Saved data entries
************

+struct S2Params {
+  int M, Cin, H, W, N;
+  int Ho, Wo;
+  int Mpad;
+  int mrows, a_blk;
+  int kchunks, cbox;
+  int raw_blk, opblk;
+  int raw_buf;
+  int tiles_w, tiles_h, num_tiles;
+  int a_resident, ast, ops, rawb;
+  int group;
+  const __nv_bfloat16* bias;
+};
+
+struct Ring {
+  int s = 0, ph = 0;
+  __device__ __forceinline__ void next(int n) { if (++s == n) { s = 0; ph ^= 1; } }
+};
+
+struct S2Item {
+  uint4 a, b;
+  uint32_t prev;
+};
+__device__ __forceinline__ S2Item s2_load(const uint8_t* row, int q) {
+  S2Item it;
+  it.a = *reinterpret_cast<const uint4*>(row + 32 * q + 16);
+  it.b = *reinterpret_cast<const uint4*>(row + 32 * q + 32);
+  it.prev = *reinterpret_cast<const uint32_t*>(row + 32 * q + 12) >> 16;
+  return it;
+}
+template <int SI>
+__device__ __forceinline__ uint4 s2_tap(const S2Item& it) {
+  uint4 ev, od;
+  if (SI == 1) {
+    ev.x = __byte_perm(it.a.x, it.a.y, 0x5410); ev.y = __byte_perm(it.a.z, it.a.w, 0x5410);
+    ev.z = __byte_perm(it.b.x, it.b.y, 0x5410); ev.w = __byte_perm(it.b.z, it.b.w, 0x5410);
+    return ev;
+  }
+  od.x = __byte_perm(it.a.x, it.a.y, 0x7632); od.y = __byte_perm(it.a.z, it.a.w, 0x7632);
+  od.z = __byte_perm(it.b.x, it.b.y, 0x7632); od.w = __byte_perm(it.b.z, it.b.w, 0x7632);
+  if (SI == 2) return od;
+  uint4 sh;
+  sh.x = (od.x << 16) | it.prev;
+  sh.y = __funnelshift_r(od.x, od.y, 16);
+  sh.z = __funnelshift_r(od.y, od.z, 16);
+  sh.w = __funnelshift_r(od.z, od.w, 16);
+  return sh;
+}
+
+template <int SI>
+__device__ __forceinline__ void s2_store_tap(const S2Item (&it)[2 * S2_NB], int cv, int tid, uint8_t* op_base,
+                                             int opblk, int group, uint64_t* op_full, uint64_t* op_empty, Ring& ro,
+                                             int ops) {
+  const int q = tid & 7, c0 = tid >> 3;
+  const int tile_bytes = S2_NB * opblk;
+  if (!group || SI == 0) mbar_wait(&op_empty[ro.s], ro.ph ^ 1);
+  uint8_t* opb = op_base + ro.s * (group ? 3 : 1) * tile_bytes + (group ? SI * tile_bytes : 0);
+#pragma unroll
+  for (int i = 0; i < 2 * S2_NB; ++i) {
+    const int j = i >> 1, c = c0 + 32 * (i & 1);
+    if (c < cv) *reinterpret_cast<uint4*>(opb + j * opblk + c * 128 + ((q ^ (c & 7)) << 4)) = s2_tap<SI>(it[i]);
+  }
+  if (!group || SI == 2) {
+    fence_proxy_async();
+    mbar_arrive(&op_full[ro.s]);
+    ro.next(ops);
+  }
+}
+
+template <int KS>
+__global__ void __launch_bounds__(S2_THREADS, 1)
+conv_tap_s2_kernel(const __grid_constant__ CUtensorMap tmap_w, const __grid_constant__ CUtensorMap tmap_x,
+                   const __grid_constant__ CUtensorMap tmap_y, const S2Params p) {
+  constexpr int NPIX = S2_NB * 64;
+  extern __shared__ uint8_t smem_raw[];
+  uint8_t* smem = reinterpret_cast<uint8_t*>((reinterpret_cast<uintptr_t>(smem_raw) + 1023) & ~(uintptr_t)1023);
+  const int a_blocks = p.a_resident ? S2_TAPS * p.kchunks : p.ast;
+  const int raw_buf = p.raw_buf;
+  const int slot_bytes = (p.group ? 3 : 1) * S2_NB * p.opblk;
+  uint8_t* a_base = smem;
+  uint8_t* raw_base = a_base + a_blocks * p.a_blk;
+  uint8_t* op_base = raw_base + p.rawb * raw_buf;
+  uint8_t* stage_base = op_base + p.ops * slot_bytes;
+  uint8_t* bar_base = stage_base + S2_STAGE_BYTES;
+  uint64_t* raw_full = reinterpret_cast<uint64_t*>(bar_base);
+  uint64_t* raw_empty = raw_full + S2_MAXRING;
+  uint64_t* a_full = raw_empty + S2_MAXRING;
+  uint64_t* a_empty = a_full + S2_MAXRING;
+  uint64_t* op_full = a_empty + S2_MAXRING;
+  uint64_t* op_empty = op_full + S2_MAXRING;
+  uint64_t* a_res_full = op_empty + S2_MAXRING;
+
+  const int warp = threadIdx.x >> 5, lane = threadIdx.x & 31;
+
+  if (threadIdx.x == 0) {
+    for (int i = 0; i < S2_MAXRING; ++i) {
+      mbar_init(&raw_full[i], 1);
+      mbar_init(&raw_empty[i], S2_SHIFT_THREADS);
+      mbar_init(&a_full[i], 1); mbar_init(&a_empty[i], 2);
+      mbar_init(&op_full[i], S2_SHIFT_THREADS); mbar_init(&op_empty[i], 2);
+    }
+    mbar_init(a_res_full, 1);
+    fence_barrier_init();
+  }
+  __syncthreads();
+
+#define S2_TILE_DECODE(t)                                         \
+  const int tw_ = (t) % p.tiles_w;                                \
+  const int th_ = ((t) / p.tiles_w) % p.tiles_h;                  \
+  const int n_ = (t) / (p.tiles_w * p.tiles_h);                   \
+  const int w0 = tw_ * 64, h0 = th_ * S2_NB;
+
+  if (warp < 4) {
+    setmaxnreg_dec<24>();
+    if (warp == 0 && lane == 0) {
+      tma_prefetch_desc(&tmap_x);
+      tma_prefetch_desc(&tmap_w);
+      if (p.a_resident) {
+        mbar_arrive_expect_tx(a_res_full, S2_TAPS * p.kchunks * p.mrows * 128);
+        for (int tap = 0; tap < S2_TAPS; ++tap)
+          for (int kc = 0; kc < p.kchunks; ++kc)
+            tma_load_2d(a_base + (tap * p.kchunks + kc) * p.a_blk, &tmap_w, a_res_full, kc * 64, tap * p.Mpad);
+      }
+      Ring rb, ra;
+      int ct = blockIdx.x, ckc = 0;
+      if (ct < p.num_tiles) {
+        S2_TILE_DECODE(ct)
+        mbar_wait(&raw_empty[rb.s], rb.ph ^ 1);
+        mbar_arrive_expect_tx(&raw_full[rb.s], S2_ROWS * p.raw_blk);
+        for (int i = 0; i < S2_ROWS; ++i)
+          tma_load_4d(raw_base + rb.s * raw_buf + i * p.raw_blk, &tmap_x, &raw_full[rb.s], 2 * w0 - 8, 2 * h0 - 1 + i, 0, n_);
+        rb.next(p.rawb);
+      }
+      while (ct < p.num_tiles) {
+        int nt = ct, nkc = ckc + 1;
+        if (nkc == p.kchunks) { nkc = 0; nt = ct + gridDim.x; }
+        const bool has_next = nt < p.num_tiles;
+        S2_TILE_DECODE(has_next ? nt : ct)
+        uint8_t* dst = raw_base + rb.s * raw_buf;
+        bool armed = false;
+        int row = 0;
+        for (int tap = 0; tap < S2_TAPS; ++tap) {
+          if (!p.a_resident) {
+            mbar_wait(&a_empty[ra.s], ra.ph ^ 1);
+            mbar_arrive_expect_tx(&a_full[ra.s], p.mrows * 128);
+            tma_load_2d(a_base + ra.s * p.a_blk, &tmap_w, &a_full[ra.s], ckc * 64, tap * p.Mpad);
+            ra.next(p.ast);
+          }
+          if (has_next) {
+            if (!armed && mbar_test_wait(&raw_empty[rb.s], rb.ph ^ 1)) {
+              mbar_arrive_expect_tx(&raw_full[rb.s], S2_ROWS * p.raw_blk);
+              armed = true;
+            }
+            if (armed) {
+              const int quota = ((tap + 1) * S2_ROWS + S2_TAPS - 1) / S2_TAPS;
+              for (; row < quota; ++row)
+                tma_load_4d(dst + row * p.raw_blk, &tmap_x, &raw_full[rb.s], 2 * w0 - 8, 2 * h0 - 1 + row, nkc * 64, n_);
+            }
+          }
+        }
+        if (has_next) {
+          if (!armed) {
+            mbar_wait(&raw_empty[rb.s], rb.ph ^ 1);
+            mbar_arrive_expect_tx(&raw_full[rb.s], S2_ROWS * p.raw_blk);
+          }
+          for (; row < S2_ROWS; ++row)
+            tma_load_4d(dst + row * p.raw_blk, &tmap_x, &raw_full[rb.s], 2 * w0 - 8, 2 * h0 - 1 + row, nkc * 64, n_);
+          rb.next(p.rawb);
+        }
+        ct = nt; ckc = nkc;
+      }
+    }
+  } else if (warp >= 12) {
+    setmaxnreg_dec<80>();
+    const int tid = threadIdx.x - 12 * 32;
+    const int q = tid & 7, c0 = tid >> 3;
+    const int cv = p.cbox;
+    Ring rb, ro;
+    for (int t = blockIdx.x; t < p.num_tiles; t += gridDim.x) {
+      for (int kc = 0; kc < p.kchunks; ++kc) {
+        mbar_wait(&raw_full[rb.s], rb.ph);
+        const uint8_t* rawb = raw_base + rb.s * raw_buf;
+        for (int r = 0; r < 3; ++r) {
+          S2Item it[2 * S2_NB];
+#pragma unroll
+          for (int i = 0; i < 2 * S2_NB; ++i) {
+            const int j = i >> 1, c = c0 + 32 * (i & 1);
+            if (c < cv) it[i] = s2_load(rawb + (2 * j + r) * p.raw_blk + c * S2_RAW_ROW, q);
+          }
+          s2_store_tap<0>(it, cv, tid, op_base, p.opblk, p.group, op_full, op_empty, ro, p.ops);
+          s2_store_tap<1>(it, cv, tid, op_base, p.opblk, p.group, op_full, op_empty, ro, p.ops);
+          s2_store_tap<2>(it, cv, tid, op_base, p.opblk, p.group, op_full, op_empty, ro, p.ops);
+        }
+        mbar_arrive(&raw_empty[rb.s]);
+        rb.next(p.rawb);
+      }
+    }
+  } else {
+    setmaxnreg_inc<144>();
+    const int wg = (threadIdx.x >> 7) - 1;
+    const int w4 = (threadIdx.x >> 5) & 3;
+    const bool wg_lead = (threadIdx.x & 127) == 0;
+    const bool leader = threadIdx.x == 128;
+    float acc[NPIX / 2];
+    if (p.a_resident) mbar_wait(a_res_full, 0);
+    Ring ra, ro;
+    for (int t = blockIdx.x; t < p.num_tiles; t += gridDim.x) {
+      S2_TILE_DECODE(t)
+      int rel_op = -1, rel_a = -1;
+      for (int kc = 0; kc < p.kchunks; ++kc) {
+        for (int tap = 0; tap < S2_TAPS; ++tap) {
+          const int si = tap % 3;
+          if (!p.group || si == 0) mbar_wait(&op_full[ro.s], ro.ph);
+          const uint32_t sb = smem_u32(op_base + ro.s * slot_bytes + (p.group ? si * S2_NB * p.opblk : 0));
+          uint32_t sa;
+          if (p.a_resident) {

************

## Problem to solve:
Could you set down, word for word, only the lines above from the line with "16) | it.prev;" to the line with "extern __shared__ uint8_t smem_raw[];", including both?

## Solution for this problem:
+  sh.x = (od.x << 16) | it.prev;
+  sh.y = __funnelshift_r(od.x, od.y, 16);
+  sh.z = __funnelshift_r(od.y, od.z, 16);
+  sh.w = __funnelshift_r(od.z, od.w, 16);
+  return sh;
+}
+
+template <int SI>
+__device__ __forceinline__ void s2_store_tap(const S2Item (&it)[2 * S2_NB], int cv, int tid, uint8_t* op_base,
+                                             int opblk, int group, uint64_t* op_full, uint64_t* op_empty, Ring& ro,
+                                             int ops) {
+  const int q = tid & 7, c0 = tid >> 3;
+  const int tile_bytes = S2_NB * opblk;
+  if (!group || SI == 0) mbar_wait(&op_empty[ro.s], ro.ph ^ 1);
+  uint8_t* opb = op_base + ro.s * (group ? 3 : 1) * tile_bytes + (group ? SI * tile_bytes : 0);
+#pragma unroll
+  for (int i = 0; i < 2 * S2_NB; ++i) {
+    const int j = i >> 1, c = c0 + 32 * (i & 1);
+    if (c < cv) *reinterpret_cast<uint4*>(opb + j * opblk + c * 128 + ((q ^ (c & 7)) << 4)) = s2_tap<SI>(it[i]);
+  }
+  if (!group || SI == 2) {
+    fence_proxy_async();
+    mbar_arrive(&op_full[ro.s]);
+    ro.next(ops);
+  }
+}
+
+template <int KS>
+__global__ void __launch_bounds__(S2_THREADS, 1)
+conv_tap_s2_kernel(const __grid_constant__ CUtensorMap tmap_w, const __grid_constant__ CUtensorMap tmap_x,
+                   const __grid_constant__ CUtensorMap tmap_y, const S2Params p) {
+  constexpr int NPIX = S2_NB * 64;
+  extern __shared__ uint8_t smem_raw[];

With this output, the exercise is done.